[Collected data entries]
══════════════════════════════
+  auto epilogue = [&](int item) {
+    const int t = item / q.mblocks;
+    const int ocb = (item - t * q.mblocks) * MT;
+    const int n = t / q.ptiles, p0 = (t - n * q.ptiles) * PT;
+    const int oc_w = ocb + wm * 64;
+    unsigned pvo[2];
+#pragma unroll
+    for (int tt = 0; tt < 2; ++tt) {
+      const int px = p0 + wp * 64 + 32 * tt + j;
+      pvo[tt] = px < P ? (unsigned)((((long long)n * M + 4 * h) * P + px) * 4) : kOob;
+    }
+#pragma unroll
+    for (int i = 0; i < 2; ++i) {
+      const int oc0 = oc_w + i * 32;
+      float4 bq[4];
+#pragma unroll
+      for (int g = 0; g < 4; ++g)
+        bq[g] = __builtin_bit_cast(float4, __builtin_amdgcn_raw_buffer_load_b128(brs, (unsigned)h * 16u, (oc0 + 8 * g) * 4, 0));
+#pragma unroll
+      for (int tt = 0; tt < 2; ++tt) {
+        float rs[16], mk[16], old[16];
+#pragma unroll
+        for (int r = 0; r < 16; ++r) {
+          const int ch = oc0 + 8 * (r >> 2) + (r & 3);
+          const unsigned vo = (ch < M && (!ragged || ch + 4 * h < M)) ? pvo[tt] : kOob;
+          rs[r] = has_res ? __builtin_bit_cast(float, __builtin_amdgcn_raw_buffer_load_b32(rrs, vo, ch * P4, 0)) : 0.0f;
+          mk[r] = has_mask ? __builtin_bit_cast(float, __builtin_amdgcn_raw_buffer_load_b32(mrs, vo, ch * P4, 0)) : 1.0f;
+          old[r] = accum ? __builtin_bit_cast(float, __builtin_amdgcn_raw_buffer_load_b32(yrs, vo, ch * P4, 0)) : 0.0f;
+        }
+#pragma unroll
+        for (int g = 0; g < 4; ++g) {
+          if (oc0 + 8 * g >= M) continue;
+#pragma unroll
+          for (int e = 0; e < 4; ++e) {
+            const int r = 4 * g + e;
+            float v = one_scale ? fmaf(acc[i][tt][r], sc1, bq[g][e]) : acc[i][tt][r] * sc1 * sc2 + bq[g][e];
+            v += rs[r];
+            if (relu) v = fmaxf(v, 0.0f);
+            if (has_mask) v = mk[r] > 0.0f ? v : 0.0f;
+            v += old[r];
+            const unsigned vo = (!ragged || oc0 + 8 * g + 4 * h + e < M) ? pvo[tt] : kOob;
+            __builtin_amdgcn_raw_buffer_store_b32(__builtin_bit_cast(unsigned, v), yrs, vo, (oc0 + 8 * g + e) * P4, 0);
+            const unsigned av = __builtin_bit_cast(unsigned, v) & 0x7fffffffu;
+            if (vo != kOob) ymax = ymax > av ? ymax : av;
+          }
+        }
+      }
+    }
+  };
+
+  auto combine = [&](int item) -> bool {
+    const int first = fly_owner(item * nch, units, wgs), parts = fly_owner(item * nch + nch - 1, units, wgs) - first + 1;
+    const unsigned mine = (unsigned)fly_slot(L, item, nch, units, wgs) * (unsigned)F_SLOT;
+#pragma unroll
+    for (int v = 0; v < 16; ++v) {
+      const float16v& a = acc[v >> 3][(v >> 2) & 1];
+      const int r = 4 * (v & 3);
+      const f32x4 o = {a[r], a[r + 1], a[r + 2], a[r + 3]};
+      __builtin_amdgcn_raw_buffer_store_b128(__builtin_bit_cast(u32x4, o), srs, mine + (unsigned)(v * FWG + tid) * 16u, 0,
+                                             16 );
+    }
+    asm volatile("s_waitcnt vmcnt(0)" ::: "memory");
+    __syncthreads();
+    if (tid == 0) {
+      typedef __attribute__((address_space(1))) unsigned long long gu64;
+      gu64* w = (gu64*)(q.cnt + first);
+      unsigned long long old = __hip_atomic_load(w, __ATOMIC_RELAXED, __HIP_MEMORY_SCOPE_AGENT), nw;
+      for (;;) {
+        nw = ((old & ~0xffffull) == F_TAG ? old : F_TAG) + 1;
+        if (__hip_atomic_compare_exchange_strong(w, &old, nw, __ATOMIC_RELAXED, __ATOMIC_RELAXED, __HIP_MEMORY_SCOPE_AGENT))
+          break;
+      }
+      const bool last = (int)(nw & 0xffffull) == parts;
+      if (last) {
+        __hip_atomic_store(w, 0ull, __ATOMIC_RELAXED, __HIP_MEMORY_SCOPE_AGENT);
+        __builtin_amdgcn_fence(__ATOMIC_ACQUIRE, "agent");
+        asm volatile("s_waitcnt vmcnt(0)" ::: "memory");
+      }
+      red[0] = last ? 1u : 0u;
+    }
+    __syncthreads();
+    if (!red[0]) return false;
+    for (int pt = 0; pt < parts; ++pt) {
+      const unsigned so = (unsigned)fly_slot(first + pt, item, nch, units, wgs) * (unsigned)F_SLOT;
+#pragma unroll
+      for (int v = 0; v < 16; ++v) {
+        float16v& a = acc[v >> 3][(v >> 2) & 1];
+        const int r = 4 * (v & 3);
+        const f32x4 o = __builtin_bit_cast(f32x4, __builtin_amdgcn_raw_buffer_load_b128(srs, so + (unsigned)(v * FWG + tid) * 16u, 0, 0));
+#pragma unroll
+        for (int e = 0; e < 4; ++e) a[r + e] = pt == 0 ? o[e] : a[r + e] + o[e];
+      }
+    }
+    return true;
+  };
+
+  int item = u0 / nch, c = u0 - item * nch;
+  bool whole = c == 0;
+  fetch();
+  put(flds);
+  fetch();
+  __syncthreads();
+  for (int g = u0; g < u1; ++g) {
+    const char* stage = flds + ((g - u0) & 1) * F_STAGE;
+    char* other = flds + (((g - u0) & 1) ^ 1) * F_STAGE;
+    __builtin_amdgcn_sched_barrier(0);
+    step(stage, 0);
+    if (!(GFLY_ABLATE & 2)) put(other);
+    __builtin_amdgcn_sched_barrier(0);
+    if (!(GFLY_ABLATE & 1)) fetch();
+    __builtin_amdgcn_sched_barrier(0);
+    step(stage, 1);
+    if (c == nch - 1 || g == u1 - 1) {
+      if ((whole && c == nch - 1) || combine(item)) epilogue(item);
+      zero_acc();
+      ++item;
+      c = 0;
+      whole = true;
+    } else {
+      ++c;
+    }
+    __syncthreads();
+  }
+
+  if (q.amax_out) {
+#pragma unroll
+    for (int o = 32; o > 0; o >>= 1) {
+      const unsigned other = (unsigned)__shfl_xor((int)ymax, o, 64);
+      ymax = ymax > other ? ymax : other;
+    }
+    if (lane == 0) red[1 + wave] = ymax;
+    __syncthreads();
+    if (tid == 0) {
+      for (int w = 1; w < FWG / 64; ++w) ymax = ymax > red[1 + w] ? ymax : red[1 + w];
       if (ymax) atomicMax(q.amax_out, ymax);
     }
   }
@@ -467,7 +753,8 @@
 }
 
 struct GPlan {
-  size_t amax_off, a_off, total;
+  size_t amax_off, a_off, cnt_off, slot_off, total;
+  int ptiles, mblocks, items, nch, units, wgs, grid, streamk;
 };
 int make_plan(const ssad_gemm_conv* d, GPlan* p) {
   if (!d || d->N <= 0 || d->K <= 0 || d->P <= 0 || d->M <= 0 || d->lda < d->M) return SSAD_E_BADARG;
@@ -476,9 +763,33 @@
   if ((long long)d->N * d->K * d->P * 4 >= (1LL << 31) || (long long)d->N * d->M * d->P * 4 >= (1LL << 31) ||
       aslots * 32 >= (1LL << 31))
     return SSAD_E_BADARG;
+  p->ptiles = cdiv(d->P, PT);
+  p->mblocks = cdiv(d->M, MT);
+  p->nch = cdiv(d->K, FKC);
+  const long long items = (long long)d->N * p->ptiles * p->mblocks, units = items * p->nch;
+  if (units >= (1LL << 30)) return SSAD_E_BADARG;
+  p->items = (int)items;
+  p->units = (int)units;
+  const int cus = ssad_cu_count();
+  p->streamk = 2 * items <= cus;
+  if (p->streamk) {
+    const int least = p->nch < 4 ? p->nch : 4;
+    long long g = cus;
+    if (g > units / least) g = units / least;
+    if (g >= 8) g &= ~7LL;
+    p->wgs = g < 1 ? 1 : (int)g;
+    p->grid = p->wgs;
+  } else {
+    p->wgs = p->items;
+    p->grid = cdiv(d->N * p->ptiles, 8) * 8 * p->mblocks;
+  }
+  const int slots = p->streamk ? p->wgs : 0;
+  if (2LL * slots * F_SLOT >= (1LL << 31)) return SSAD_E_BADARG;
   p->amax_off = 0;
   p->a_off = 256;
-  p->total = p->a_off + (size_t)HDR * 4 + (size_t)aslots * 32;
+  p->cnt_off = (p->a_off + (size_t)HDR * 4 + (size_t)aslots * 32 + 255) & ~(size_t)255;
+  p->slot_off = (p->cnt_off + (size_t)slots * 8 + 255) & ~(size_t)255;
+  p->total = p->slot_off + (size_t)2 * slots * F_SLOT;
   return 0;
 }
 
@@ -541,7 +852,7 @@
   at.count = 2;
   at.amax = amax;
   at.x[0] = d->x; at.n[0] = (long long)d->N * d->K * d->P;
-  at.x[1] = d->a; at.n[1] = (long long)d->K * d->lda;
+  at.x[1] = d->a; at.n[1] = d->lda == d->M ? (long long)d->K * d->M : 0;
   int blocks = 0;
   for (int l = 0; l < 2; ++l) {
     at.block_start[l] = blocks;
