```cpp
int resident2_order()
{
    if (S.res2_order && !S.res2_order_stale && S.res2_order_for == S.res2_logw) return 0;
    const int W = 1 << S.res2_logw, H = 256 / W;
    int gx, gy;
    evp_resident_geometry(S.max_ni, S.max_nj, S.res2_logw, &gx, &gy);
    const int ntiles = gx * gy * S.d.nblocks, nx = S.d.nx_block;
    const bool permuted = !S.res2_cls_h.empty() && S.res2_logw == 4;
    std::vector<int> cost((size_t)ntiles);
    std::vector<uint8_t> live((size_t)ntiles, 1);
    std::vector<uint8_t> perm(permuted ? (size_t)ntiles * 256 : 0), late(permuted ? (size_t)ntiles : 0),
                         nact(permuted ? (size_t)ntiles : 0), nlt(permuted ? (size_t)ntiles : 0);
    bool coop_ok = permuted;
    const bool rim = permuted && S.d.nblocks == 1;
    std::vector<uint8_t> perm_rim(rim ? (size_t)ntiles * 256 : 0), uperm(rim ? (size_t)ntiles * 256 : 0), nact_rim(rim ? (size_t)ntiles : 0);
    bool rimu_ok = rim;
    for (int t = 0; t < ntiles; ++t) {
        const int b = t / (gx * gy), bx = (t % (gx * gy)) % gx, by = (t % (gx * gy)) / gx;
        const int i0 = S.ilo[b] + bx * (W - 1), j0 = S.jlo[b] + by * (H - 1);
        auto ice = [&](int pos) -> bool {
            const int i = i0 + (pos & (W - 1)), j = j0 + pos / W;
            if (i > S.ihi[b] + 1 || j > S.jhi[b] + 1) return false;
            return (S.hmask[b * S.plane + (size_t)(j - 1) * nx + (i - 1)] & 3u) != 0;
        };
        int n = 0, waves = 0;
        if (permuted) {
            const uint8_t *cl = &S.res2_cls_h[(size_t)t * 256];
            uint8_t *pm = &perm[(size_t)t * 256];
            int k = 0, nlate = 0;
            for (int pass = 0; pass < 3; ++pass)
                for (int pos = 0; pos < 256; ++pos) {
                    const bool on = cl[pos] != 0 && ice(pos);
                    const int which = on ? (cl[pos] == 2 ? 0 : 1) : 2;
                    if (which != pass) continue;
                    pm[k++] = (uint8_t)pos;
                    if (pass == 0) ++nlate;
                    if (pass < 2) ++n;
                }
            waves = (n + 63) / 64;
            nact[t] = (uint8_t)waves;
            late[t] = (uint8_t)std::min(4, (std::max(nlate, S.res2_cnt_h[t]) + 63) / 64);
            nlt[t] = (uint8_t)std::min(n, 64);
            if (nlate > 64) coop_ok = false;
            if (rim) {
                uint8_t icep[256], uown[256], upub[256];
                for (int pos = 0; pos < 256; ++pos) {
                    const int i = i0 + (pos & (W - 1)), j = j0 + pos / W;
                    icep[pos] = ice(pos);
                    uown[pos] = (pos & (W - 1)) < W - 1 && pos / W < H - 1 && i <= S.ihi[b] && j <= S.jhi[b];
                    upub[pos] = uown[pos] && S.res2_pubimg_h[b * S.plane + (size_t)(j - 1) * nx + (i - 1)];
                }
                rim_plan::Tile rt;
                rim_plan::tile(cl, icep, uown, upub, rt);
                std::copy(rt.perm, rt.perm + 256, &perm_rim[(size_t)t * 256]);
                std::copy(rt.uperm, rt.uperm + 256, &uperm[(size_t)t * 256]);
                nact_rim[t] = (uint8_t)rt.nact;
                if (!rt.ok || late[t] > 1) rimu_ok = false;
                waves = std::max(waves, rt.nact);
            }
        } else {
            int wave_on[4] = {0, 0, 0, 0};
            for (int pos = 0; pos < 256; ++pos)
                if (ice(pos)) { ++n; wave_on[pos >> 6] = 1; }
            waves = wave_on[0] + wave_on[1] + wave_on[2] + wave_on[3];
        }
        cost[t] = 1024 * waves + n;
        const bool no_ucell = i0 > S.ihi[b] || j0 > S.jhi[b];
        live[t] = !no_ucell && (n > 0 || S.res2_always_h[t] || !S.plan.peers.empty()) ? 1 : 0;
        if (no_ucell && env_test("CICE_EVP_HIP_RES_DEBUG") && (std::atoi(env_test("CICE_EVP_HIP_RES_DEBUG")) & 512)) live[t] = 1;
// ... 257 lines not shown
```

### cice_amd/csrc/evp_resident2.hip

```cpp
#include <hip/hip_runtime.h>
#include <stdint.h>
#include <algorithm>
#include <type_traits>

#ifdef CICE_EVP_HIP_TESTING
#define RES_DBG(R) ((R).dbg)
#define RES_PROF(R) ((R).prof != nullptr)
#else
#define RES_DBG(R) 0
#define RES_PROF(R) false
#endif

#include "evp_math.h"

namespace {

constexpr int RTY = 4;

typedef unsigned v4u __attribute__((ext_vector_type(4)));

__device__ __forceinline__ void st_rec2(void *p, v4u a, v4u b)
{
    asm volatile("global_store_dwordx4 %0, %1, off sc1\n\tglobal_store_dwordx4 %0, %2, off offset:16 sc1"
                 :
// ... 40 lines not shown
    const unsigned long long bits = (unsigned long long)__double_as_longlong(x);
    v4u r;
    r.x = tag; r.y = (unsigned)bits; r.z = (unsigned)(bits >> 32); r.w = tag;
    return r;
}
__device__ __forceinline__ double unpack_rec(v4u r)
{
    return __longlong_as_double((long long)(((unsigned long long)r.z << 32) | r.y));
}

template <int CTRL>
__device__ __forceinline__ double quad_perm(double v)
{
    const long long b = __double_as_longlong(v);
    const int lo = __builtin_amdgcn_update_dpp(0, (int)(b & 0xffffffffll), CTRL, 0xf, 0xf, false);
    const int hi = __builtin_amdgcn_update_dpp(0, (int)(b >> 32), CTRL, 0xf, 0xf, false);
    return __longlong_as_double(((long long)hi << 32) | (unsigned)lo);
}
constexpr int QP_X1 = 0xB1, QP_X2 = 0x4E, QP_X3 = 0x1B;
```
══════════════════════════════
(Required work): Set the lines down exactly, from the first line of the records to the line where "M) ? pvo[tt] : kOob;" appears, with both ends kept.

(Problem solution):
+  auto epilogue = [&](int item) {
+    const int t = item / q.mblocks;
+    const int ocb = (item - t * q.mblocks) * MT;
+    const int n = t / q.ptiles, p0 = (t - n * q.ptiles) * PT;
+    const int oc_w = ocb + wm * 64;
+    unsigned pvo[2];
+#pragma unroll
+    for (int tt = 0; tt < 2; ++tt) {
+      const int px = p0 + wp * 64 + 32 * tt + j;
+      pvo[tt] = px < P ? (unsigned)((((long long)n * M + 4 * h) * P + px) * 4) : kOob;
+    }
+#pragma unroll
+    for (int i = 0; i < 2; ++i) {
+      const int oc0 = oc_w + i * 32;
+      float4 bq[4];
+#pragma unroll
+      for (int g = 0; g < 4; ++g)
+        bq[g] = __builtin_bit_cast(float4, __builtin_amdgcn_raw_buffer_load_b128(brs, (unsigned)h * 16u, (oc0 + 8 * g) * 4, 0));
+#pragma unroll
+      for (int tt = 0; tt < 2; ++tt) {
+        float rs[16], mk[16], old[16];
+#pragma unroll
+        for (int r = 0; r < 16; ++r) {
+          const int ch = oc0 + 8 * (r >> 2) + (r & 3);
+          const unsigned vo = (ch < M && (!ragged || ch + 4 * h < M)) ? pvo[tt] : kOob;
+          rs[r] = has_res ? __builtin_bit_cast(float, __builtin_amdgcn_raw_buffer_load_b32(rrs, vo, ch * P4, 0)) : 0.0f;
+          mk[r] = has_mask ? __builtin_bit_cast(float, __builtin_amdgcn_raw_buffer_load_b32(mrs, vo, ch * P4, 0)) : 1.0f;
+          old[r] = accum ? __builtin_bit_cast(float, __builtin_amdgcn_raw_buffer_load_b32(yrs, vo, ch * P4, 0)) : 0.0f;
+        }
+#pragma unroll
+        for (int g = 0; g < 4; ++g) {
+          if (oc0 + 8 * g >= M) continue;
+#pragma unroll
+          for (int e = 0; e < 4; ++e) {
+            const int r = 4 * g + e;
+            float v = one_scale ? fmaf(acc[i][tt][r], sc1, bq[g][e]) : acc[i][tt][r] * sc1 * sc2 + bq[g][e];
+            v += rs[r];
+            if (relu) v = fmaxf(v, 0.0f);
+            if (has_mask) v = mk[r] > 0.0f ? v : 0.0f;
+            v += old[r];
+            const unsigned vo = (!ragged || oc0 + 8 * g + 4 * h + e < M) ? pvo[tt] : kOob;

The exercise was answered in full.